You might want to start by learning what "doing research" actually means, then. Because this ain't it, bubba.


----------



## PhotonGuy (Apr 28, 2015)

Dirty Dog said:


> You might want to start by learning what "doing research" actually means, then. Because this ain't it, bubba.



Definition of research:  1.careful study that is done to find and report new knowledge about                                                   something
                                     2. the activity of getting information about a subject

I would say what Im doing here is research. See definition 2.


----------



## ballen0351 (Apr 28, 2015)

Well for starters your asking an impossible question  far too broad to answer.  Thats like asking what are the Gun laws in the US. Its impossible to answer since every city, state,county within the IS has its own law.  Well the UK is just  as broad if not far broader then the US.  I suggest doing some "Research" and narrow down your question and then try Google. There is a ton of info out there stop expecting everyone else to do your work for you


----------



## Tez3 (Apr 28, 2015)

If you'd actually asked what the laws were on owning, buying and using swords here you would have had a greater chance of an answer but all you actually did was express an opinion masking any question you may have had, well either that or you were forming up for an argument on gun laws which you aren't going to get  anyway.


----------



## PhotonGuy (Apr 28, 2015)

Tez3 said:


> If you'd actually asked what the laws were on owning, buying and using swords here you would have had a greater chance of an answer but all you actually did was express an opinion masking any question you may have had, well either that or you were forming up for an argument on gun laws which you aren't going to get  anyway.

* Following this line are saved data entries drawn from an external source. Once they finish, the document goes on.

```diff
+      for (uint32_t j = 0; j < 8u; j++) w[j] ^= sym_bytes_of4((stray >> (4u * j)) & 15u) & flip;
       bad |= stray != 0u;
     }
     sym_saw_invalid(bad, n_invalid, epoch);
   }
 
-  if (nval == 16u && ((reinterpret_cast<uintptr_t>(sym8) + block_start) & 15u) == 0) {
-    *reinterpret_cast<uint4 *>(sym8 + g0) = make_uint4(w0, w1, w2, w3);
-  } else {
-#pragma unroll
-    for (uint32_t j = 0; j < 16u; j++) {
-      const uint32_t wj = j < 4u ? w0 : (j < 8u ? w1 : (j < 12u ? w2 : w3));
-      if (j < nval) sym8[g0 + j] = (uint8_t)(wj >> (8u * (j & 3u)));
-    }
-  }
-  const uint32_t starts = ((1u << nval) - 1u) & ~covered;
-  const uint32_t upper = (uint32_t)__builtin_amdgcn_update_dpp(0, (int)starts, 0x101, 0xF, 0xF, true);
-  if (!(lane & 1u) && nval) rs_bits[(block_start >> 5) + (tid >> 1)] = starts | (upper << 16);
+  const bool al16 = ((reinterpret_cast<uintptr_t>(sym8) + block_start) & 15u) == 0;
+#pragma unroll
+  for (uint32_t h = 0; h < 2u; h++) {
+    const uint32_t nv = nval > 16u * h ? min(nval - 16u * h, 16u) : 0u;
+    if (nv == 16u && al16) {
+      *reinterpret_cast<uint4 *>(sym8 + g0 + 16u * h) = make_uint4(w[4u * h], w[4u * h + 1u], w[4u * h + 2u], w[4u * h + 3u]);
+    } else {
+#pragma unroll
+      for (uint32_t j = 0; j < 16u; j++)
+        if (j < nv) sym8[g0 + 16u * h + j] = (uint8_t)(w[4u * h + (j >> 2)] >> (8u * (j & 3u)));
+    }
+  }
+  const uint32_t valid = nval >= 32u ? 0xFFFFFFFFu : (1u << nval) - 1u;
+  if (nval) rs_bits[(block_start >> 5) + tid] = valid & ~(uint32_t)covered;
 }
 
 #define SYM_TILE 512u
@@ -446,12 +477,12 @@
   if (total == 0 || n_docs == 0) return 0;
   const uint32_t blocks = (uint32_t)((total + SYM_BLOCK_BYTES - 1) / SYM_BLOCK_BYTES);
   const bool al4 = (((uintptr_t)text) & 3u) == 0 && (padded || (total & 3u) == 0);
-  auto go = [&](auto k, auto *out) {
-    hipLaunchKernelGGL(k, dim3(blocks), dim3(SYM_THREADS), 0, (hipStream_t)stream, text, doc_off, n_docs,
+  auto go = [&](auto k, auto *out, uint32_t threads) {
+    hipLaunchKernelGGL(k, dim3(blocks), dim3(threads), 0, (hipStream_t)stream, text, doc_off, n_docs,
                        total, *sig, out, blk_doc, n_invalid, rs_bits, ev_bits, bit_words, (uint4 *)acc, (uint32_t)(acc_bytes / 16),
                        (unsigned long long)epoch);
   };
-  if (sig->n_codes) { if (al4) go(k_symbolize8<true>, (uint8_t *)sym); else go(k_symbolize8<false>, (uint8_t *)sym); }
-  else { if (al4) go(k_symbolize16<true>, (uint16_t *)sym); else go(k_symbolize16<false>, (uint16_t *)sym); }
+  if (sig->n_codes) { if (al4) go(k_symbolize8<true>, (uint8_t *)sym, SYM8_THREADS); else go(k_symbolize8<false>, (uint8_t *)sym, SYM8_THREADS); }
+  else { if (al4) go(k_symbolize16<true>, (uint16_t *)sym, SYM_THREADS); else go(k_symbolize16<false>, (uint16_t *)sym, SYM_THREADS); }
   return (int)hipGetLastError();
 }
```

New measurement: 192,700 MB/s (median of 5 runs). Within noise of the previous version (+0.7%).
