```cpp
int lr_render_accumulate_device(const LrScene* s, const LrRenderParams* p, float* d_sum, float* d_sumsq, void* cuda_stream) {
  return accumulate(s, p, d_sum, d_sumsq, cuda_stream, nullptr);
}

int lr_stats_fetch(const LrScene* s, void* cuda_stream, LrStats* stats) {
  if (!s || !stats) return fail(LR_ERR_INVALID, "null argument");
  const OnDevice on(s->device);
  cudaStream_t st = (cudaStream_t)cuda_stream;
  LR_CUDA(cudaStreamSynchronize(st));
  if (s->ev_pending) {
    float ms = 0.0f;
    LR_CUDA(cudaEventSynchronize(s->ev1));
    LR_CUDA(cudaEventElapsedTime(&ms, s->ev0, s->ev1));
    s->acc_kernel_ms += ms;
    s->ev_pending = false;
  }
  unsigned long long c[C_COUNT];
  LR_CUDA(cudaMemcpy(c, s->d_counters, sizeof(c), cudaMemcpyDeviceToHost));
  LR_CUDA(cudaMemset(s->d_counters, 0, sizeof(c)));
  std::memset(stats, 0, sizeof(*stats));
  stats->rays = c[C_RAYS]; stats->nonfinite_samples = c[C_NONFINITE]; stats->gate_retraces = c[C_RETRACE];
  stats->nodes_visited = c[C_NODES]; stats->tris_tested = c[C_TRIS]; stats->spheres_tested = c[C_SPHERES];
  stats->flat_tris_tested = c[C_FLAT_TRIS]; stats->flat_boxes_tested = c[C_FLAT_BOXES];
  stats->samples = s->acc_samples; stats->kernel_ms = s->acc_kernel_ms; stats->launches = s->acc_launches; stats->splits = s->last_splits;
  s->acc_samples = 0; s->acc_kernel_ms = 0.0f; s->acc_launches = 0;
  return LR_OK;
}

int lr_render(const LrScene* s, const LrRenderParams* p, float* out_rgb, float* out_sumsq, LrStats* stats) {
  if (!s) return fail(LR_ERR_INVALID, "null argument");
  const OnDevice on(s->device);
  DevParams dp;
  if (int rc = resolve_params(s, p, dp)) return rc;
  if (!out_rgb) return fail(LR_ERR_INVALID, "out_rgb is null");
  const size_t n = (size_t)dp.crop_w * dp.crop_h * 3;
  if (int rc = ensure_scratch(&s->d_film, &s->film_floats, n)) return rc;
  if (out_sumsq) if (int rc = ensure_scratch(&s->d_film_sq, &s->film_sq_floats, n)) return rc;
  float *d_sum = s->d_film, *d_sq = out_sumsq ? s->d_film_sq : nullptr;
  int rc = LR_OK;
  do {
    if (cudaMemsetAsync(d_sum, 0, n * sizeof(float), 0) != cudaSuccess) { rc = fail(LR_ERR_CUDA, "cudaMemsetAsync failed"); break; }
    if (out_sumsq && cudaMemsetAsync(d_sq, 0, n * sizeof(float), 0) != cudaSuccess) { rc = fail(LR_ERR_CUDA, "cudaMemsetAsync failed"); break; }
    LrStats dummy;
    if (stats == nullptr) stats = &dummy;
    if ((rc = lr_stats_fetch(s, nullptr, stats)) != LR_OK) break;
    if ((rc = lr_render_accumulate_device(s, p, d_sum, d_sq, nullptr)) != LR_OK) break;
    cudaError_t e = launch_scale(d_sum, n, (float)dp.spp_count, 0);
    if (e != cudaSuccess) { rc = fail(LR_ERR_CUDA, std::string("scale: ") + cudaGetErrorString(e)); break; }
    if ((rc = lr_stats_fetch(s, nullptr, stats)) != LR_OK) break;
    stats->launches += 1;
    e = cudaMemcpy(out_rgb, d_sum, n * sizeof(float), cudaMemcpyDeviceToHost);
    if (e == cudaSuccess && out_sumsq) e = cudaMemcpy(out_sumsq, d_sq, n * sizeof(float), cudaMemcpyDeviceToHost);
// ... 646 lines not shown
```

lumillyrender_b200/csrc/device_scene.h:

```cpp
#pragma once
#include <cuda_runtime.h>
#include <stdint.h>
#include "../../include/lumilly.h"

namespace lr {

constexpr int kStackDepth = 64;
constexpr int kBlockThreads = 128;

struct DevScene {
  const float4* nodes;
  const float4* tris;
  const float4* tri_box;
  const float4* tri_n;
  const float4* spheres;
  const int2* sphere_meta;
  const float4* mats;
  const float* emitter_cdf;
  const float4* emitters;
  const float4* sky_pixels;
  int n_nodes, n_tris, n_spheres, n_emitters;
  int n_bvh_tris;
  float bvh_lo[3], bvh_hi[3];
  float emission_area;
  int sky_type;
  float sky_color[3];
  int sky_height;
  float sky_longitude_offset;
  LrCamera cam;
};

struct DevParams {
  int integrator;
  int spp_begin, spp_count;
  int depth, depth_limit, no_direct_emitter;
  unsigned long long seed;
  int crop_x, crop_y, crop_w, crop_h;
  int splits;
  int tiles_x, tiles_y;
  int shard, n_shards;
  int unit_tiles;
  int defer_iters, defer_thresh;
  int organisation;
};

__host__ __device__ inline int shard_of_tile(int tile, int n_shards) { return tile % n_shards; }
__host__ __device__ inline int shard_tile(int j, int shard, int n_shards) { return j * n_shards + shard; }
__host__ __device__ inline int shard_tile_count(int n_tiles, int shard, int n_shards) {
  return shard < n_tiles ? (n_tiles - shard + n_shards - 1) / n_shards : 0;
}
__host__ __device__ inline int shard_device(int shard, int n_devices) { return shard % n_devices; }
__host__ __device__ inline unsigned int render_units(const DevParams& p) { return (unsigned int)p.unit_tiles * 32u * (unsigned int)p.splits; }

enum CounterSlot { C_RAYS = 0, C_NONFINITE = 1, C_NODES = 2, C_TRIS = 3, C_SPHERES = 4, C_RETRACE = 5, C_FLAT_TRIS = 6, C_NEXT_UNIT = 7, C_FLAT_BOXES = 8, C_COUNT = 9 };

}
```

lumillyrender_b200/csrc/path_vertex.inc:

```
      bool need_new = false;
      bool fetch_unit = false;

      if (ready) {
        if (flags & F_HAS_RAY) {
          int depth = flags & F_DEPTH_MASK;
          bool allow_emission = (flags & F_ALLOW_EMISSION) != 0;
          bool has_shadow_next = false;
          const F3 d = d0;
          if (NR == 2 && (flags & F_HAS_SHADOW)) {
            PV_LOAD_SHADOW();
            if (id1 != -1 && fabsf(t1 - q_dist) <= kEPS) {
              const Surface lf = surface_at(sc, o, d1, t1, id1);
              const float light_cos = dot(-d1, lf.n);
              if (light_cos > 0.0f) {
                const Mat lm = load_mat(sc, lf.mat);
                const float g_term = q_point_cos * light_cos / q_sqr;
                const F3 l_i = lm.emissive ? lm.emission : f3(0.0f, 0.0f, 0.0f);
                const F3 direct = q_brdf * l_i * g_term / q_pdf;
                L = L + q_T * (q_prr != 1.0f ? direct / q_prr : direct);
              }
            }
          }
          bool finish = false;
          if (id0 == -1) {
// ... 55 lines not shown
              float pdf;
              mat_sample(m, wo, sf.n, rng, wi, pdf);
              F3 f_bsdf = f3(0, 0, 0);
#pragma unroll 1
              for (int k = (NR == 2 && has_shadow_next) ? 0 : 1; k < 2; k++) {
                const F3 f = mat_brdf(m, wo, k == 0 ? nee_dir : wi, k == 0 ? pn : sf.n, sf.pos);
                if (k == 0) { q_brdf = f; PV_STORE_QBRDF(); } else f_bsdf = f;
              }
              const F3 coef = mat_coef(m, wo, sf.n, t);
              const float c = dot(wi, sf.n);
              T = T * (f_bsdf * coef * c / pdf);
              if (prr != 1.0f) T = T / prr;
              o = sf.pos;
              d0 = wi;
              if (NR == 2 && has_shadow_next) d1 = nee_dir;
              depth++;
            }
          }
          if (finish) {
            PV_LOAD_FILM();
            const F3 e = (L * cam_g) * cam_w;
            if (!(isfinite(e.x) && isfinite(e.y) && isfinite(e.z))) n_nonfinite++;
            sum = sum + e;
            if (want_sumsq) sumsq = sumsq + e * e;
            un.y += 1;
            need_new = true;
          }
          flags = (flags & ~(F_DEPTH_MASK | F_ALLOW_EMISSION | F_HAS_SHADOW)) | (depth & F_DEPTH_MASK) |
                  (allow_emission ? F_ALLOW_EMISSION : 0) | (has_shadow_next ? F_HAS_SHADOW : 0);
        } else {
          need_new = true;
        }

        if (need_new && (!(flags & F_HAS_UNIT) || un.y >= un.z)) {
          if (flags & F_HAS_UNIT) {
            const size_t pi = (size_t)un.x, n_px = (size_t)p.crop_w * p.crop_h;
            if (p.splits == 1) {
              out_sum[3 * pi + 0] = sum.x; out_sum[3 * pi + 1] = sum.y; out_sum[3 * pi + 2] = sum.z;
              if (want_sumsq) { out_sumsq[3 * pi + 0] = sumsq.x; out_sumsq[3 * pi + 1] = sumsq.y; out_sumsq[3 * pi + 2] = sumsq.z; }
            } else {
              float* ps = out_sum + 3 * (n_px * un.w + pi);
              ps[0] = sum.x; ps[1] = sum.y; ps[2] = sum.z;
              if (want_sumsq) { float* pq = out_sumsq + 3 * (n_px * un.w + pi); pq[0] = sumsq.x; pq[1] = sumsq.y; pq[2] = sumsq.z; }
            }
          }
          fetch_unit = true;
        }
      }

      {
        bool need = fetch_unit;
        while (true) {
          const unsigned m = __ballot_sync(kFull, need);
          if (m == 0u) break;
          const int leader = __ffs(m) - 1;
          unsigned int base = 0;
          if (lane == leader) base = atomicAdd(next_unit, (unsigned int)__popc(m));
          base = __shfl_sync(kFull, base, leader);
          if (need) {
            const unsigned int u = base + (unsigned int)__popc(m & lanemask_lt());
            if (u >= n_units) {
              alive = false;
              need = false;
            } else {
              int lx, ly, split;
              if (decode_unit(p, u, lx, ly, split)) {
                const int per = p.spp_count / p.splits, rem = p.spp_count % p.splits;
                un.x = ly * p.crop_w + lx;
                un.y = p.spp_begin + split * per + min(split, rem);
                un.z = un.y + per + (split < rem ? 1 : 0);
                un.w = split;
                flags |= F_HAS_UNIT;
                sum = f3(0.0f, 0.0f, 0.0f);
                sumsq = f3(0.0f, 0.0f, 0.0f);
                if (p.splits == 1) {
                  const float* ps = out_sum + 3 * (size_t)un.x;
                  sum = f3(ps[0], ps[1], ps[2]);
                  if (want_sumsq) { const float* pq = out_sumsq + 3 * (size_t)un.x; sumsq = f3(pq[0], pq[1], pq[2]); }
                }
                need = false;
              }
            }
          }
        }
      }

      const bool go = ready && alive;
      if (go && need_new) {
        const int lx = un.x % p.crop_w, ly = un.x / p.crop_w;
        const int x = p.crop_x + lx, y = p.crop_y + ly;
        const unsigned int pixel = (unsigned int)(y * sc.cam.width + x);
        rng.seed(p.seed, pixel, (unsigned int)un.y);
        camera_sample_rng(sc.cam, x, y, rng, o, d0, cam_g, cam_w);
        T = f3(1.0f, 1.0f, 1.0f);
        L = f3(0.0f, 0.0f, 0.0f);
        flags = (flags & ~(F_DEPTH_MASK | F_HAS_SHADOW)) | F_ALLOW_EMISSION | F_HAS_RAY;
        PV_STORE_FILM();
      }
#pragma unroll 1
      for (int r = 0; r < NR; r++) {
        const bool on = go && (r == 0 || (flags & F_HAS_SHADOW));
        if (!__any_sync(kFull, on)) continue;
        if (on) {
          const F3 d = r == 0 ? d0 : d1;
          const F3 inv = f3(1.0f / d.x, 1.0f / d.y, 1.0f / d.z);
          float t = 3.0e38f;
          int id = -1;
          flat_hits<COUNT>(sc, flat, o, d, inv, t, id, tc);
          n_rays++;
          const bool pd = TREE && sc.n_nodes > 0 && bvh_bounds_hit(sc, o, inv, t < 3.0e38f ? t * 1.0001f + 1e-4f : 3.0e38f);
          if (r == 0) { t0 = t; id0 = id; pend0 = pd; } else { t1 = t; id1 = id; pend1 = pd; }
        }
      }
```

If I wanted to argue a position on gun laws I would've done it in the firearms forum. I was just pointing out what I know concerning that in the UK, not whether I agree or disagree with it and frankly, since I don't live in the UK, I don't care. Anyway, yes, you pointed it out quite well about what I meant when you mention laws for owning, buying, and using swords. Also, transporting swords and knives. Although I don't live in the UK I have visited and I do plan to visit more in the future and while I wouldn't bring a gun to the UK, I might want to bring some blades so I would want to know the legality concerning that.


----------



## Tez3 (Apr 29, 2015)

PhotonGuy said:


> while I wouldn't bring a gun to the UK, I might want to bring some blades so I would want to know the legality concerning that.[/QUOTE
> 
> That's quite simple, don't bring any 'blades' into the country, simple. You won't need them. You can also research why and the legality of carrying weapons.


----------



## PhotonGuy (May 5, 2015)

Tez3 said:


> That's quite simple, don't bring any 'blades' into the country, simple. You won't need them. You can also research why and the legality of carrying weapons.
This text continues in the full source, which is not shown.